### WHAT TO PRODUCE:
Each line of the records below that holds "tsetp" should be copied out.

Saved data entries
━━━━━━━━━━━━━━━━━━━━━━━━━━━━━━
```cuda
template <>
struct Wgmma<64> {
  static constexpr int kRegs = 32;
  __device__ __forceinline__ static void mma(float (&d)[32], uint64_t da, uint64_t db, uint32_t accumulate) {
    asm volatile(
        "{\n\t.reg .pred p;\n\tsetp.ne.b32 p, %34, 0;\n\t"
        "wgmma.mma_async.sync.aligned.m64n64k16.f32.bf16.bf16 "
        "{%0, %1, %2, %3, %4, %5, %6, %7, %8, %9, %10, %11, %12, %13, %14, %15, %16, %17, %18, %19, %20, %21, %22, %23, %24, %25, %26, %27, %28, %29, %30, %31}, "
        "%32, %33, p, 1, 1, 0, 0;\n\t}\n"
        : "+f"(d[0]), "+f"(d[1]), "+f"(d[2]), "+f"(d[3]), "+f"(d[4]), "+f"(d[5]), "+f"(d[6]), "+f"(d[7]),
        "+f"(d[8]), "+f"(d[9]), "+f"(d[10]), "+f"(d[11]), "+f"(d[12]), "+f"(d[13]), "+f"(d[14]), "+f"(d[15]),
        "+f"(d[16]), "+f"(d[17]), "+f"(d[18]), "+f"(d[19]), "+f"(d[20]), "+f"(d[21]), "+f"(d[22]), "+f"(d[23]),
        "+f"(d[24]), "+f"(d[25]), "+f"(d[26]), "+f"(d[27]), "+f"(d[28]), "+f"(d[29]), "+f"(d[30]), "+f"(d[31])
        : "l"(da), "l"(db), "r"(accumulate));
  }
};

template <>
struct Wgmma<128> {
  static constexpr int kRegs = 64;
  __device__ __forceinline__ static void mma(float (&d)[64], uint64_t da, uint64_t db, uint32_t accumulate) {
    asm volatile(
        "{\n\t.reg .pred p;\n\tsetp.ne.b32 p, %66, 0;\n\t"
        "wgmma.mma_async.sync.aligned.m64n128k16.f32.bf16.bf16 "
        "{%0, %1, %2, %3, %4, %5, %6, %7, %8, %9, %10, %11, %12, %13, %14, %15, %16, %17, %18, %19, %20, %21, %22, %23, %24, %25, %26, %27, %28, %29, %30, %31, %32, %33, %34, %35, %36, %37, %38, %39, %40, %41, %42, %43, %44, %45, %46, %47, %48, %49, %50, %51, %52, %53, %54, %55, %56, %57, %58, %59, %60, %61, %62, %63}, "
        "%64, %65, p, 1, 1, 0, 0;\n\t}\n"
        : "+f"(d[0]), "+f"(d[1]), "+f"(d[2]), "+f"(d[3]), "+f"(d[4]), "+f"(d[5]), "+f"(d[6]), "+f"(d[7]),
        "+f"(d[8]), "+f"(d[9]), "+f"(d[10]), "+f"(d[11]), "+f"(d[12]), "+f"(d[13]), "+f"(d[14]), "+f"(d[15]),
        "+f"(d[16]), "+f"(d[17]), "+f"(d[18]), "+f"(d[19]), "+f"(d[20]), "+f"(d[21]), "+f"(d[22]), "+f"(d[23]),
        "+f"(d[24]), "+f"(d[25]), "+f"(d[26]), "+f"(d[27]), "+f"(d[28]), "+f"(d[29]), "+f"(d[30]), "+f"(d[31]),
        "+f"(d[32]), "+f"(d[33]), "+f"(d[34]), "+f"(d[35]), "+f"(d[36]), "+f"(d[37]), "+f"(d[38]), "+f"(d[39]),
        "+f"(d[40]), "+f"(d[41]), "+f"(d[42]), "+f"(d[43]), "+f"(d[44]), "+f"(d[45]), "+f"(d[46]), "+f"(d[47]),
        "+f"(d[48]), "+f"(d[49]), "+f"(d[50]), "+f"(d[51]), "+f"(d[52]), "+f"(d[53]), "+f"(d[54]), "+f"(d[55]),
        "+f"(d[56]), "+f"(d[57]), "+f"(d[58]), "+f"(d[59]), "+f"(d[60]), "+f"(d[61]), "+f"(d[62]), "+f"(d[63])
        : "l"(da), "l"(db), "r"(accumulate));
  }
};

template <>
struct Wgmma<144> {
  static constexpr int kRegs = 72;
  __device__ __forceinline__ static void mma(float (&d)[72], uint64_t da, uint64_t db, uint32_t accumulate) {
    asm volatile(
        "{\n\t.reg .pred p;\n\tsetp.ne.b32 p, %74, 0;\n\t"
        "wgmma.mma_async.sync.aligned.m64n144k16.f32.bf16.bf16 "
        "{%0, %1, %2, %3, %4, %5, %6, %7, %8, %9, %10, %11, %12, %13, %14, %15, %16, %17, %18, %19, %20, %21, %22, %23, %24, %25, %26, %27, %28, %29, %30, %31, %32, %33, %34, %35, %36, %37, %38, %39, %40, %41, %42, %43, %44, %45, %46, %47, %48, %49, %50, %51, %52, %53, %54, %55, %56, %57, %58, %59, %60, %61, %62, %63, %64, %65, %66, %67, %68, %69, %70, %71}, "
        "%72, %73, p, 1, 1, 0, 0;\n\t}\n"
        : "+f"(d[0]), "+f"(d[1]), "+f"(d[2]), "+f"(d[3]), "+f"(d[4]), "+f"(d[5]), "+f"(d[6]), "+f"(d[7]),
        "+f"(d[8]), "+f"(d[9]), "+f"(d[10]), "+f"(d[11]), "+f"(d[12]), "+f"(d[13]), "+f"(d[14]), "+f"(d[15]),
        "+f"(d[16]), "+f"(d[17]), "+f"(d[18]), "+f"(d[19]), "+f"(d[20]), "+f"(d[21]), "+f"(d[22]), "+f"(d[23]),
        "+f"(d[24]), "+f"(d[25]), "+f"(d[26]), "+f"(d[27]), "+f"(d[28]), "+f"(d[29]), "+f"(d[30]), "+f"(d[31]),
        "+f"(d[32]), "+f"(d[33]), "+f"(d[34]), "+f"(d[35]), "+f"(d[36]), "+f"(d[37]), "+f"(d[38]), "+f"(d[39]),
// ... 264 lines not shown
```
━━━━━━━━━━━━━━━━━━━━━━━━━━━━━━
### OUTPUT OF THE TASK:
        "{\n\t.reg .pred p;\n\tsetp.ne.b32 p, %34, 0;\n\t"
        "{\n\t.reg .pred p;\n\tsetp.ne.b32 p, %66, 0;\n\t"
        "{\n\t.reg .pred p;\n\tsetp.ne.b32 p, %74, 0;\n\t"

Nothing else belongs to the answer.